> TASK DESCRIPTION: Transcribe word for word the lines below from the line with "long out_gs, int*" through the line with "SERL_LAUNCH_CHAIN(sle_bwd_kernel, dim3(cdiv(Cc, 256), HW, nsplit", ends included.

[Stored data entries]
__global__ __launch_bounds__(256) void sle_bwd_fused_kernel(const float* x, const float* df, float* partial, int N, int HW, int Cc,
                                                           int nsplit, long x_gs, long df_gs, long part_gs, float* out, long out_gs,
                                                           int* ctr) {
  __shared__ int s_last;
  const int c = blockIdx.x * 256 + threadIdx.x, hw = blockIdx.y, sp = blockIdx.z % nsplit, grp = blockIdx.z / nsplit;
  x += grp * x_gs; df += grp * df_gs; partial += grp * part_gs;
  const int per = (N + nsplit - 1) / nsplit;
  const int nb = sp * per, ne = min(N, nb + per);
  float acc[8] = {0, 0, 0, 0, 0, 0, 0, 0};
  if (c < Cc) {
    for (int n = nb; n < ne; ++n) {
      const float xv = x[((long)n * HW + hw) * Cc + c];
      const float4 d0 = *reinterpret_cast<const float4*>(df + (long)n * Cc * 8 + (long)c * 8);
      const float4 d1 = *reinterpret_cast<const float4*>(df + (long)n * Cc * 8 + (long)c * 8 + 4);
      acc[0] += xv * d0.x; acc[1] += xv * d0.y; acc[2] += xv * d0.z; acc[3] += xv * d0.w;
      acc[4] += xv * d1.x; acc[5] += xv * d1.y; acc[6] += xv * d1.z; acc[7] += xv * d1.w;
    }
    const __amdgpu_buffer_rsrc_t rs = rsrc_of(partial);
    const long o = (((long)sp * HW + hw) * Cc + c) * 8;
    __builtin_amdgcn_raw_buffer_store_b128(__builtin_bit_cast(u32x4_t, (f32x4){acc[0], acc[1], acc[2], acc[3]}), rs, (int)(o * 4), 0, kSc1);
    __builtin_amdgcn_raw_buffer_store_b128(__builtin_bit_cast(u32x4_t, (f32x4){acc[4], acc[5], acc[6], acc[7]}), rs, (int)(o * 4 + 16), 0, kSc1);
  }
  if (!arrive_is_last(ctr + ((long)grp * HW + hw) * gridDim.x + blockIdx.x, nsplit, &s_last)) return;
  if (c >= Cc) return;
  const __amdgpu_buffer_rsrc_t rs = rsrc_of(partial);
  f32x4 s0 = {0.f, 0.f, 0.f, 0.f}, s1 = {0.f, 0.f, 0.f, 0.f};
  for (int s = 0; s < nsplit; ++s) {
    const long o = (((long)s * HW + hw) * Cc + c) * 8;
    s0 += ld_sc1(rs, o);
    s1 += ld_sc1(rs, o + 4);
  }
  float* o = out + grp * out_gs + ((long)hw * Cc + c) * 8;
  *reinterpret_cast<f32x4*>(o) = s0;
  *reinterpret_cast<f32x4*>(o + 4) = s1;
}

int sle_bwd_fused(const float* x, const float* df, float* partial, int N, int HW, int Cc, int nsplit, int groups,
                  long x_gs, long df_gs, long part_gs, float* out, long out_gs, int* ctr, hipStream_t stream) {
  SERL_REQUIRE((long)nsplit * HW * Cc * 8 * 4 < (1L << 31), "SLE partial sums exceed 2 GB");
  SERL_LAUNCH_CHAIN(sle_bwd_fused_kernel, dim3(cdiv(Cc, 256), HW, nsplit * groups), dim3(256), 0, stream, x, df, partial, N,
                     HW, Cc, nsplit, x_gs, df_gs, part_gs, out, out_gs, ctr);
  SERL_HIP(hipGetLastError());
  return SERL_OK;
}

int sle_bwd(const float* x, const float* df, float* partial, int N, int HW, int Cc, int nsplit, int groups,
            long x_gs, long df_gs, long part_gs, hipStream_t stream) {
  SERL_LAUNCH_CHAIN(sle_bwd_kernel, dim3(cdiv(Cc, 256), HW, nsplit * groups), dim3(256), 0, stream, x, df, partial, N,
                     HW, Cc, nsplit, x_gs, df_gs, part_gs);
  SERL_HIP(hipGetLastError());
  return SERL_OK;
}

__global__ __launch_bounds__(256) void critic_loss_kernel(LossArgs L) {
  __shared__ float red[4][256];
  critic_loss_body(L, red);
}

==

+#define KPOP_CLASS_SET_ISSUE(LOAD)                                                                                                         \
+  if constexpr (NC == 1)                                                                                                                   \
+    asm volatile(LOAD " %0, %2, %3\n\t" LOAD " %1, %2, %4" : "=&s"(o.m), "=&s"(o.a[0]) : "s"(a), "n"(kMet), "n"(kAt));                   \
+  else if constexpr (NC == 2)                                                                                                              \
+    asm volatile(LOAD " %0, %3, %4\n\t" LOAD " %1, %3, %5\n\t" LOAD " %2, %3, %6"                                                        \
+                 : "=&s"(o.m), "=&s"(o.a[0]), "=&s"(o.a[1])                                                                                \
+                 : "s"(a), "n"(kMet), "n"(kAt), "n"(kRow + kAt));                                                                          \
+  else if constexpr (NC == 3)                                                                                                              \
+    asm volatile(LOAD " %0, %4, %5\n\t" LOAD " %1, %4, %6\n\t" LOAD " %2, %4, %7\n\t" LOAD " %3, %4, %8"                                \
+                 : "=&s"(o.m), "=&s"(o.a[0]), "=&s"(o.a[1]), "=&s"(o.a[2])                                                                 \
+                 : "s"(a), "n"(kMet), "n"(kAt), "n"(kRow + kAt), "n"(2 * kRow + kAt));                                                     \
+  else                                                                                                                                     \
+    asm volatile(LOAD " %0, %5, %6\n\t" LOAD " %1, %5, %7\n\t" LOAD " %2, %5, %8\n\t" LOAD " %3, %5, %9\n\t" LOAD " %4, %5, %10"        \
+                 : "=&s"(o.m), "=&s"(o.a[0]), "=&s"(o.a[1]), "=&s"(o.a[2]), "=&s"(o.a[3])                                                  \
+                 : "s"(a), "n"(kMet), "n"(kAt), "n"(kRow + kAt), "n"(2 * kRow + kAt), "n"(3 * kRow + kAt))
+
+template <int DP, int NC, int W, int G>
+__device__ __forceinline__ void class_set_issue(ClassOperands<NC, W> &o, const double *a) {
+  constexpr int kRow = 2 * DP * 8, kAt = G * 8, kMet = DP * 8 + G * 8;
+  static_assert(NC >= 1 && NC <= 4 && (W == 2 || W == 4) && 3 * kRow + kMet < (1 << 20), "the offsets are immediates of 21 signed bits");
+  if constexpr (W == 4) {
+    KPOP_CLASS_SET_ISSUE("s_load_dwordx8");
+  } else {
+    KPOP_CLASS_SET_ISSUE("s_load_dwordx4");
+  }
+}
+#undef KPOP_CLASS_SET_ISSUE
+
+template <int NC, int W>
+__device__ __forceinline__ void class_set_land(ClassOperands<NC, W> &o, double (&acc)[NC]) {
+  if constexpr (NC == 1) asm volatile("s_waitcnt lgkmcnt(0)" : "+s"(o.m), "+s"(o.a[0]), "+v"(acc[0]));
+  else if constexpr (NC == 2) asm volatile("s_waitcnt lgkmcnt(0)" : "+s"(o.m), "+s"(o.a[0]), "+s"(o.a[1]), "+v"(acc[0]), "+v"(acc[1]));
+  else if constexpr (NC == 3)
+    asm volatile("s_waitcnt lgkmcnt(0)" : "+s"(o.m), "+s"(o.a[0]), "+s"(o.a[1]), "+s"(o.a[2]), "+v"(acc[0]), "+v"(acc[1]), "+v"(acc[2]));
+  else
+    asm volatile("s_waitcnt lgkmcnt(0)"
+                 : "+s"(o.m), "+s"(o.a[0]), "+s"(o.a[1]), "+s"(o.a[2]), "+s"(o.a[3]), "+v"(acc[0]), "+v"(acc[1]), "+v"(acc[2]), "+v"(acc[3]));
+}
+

> TASK ANSWER:
                  long x_gs, long df_gs, long part_gs, float* out, long out_gs, int* ctr, hipStream_t stream) {
  SERL_REQUIRE((long)nsplit * HW * Cc * 8 * 4 < (1L << 31), "SLE partial sums exceed 2 GB");
  SERL_LAUNCH_CHAIN(sle_bwd_fused_kernel, dim3(cdiv(Cc, 256), HW, nsplit * groups), dim3(256), 0, stream, x, df, partial, N,
                     HW, Cc, nsplit, x_gs, df_gs, part_gs, out, out_gs, ctr);
  SERL_HIP(hipGetLastError());
  return SERL_OK;
}

int sle_bwd(const float* x, const float* df, float* partial, int N, int HW, int Cc, int nsplit, int groups,
            long x_gs, long df_gs, long part_gs, hipStream_t stream) {
  SERL_LAUNCH_CHAIN(sle_bwd_kernel, dim3(cdiv(Cc, 256), HW, nsplit * groups), dim3(256), 0, stream, x, df, partial, N,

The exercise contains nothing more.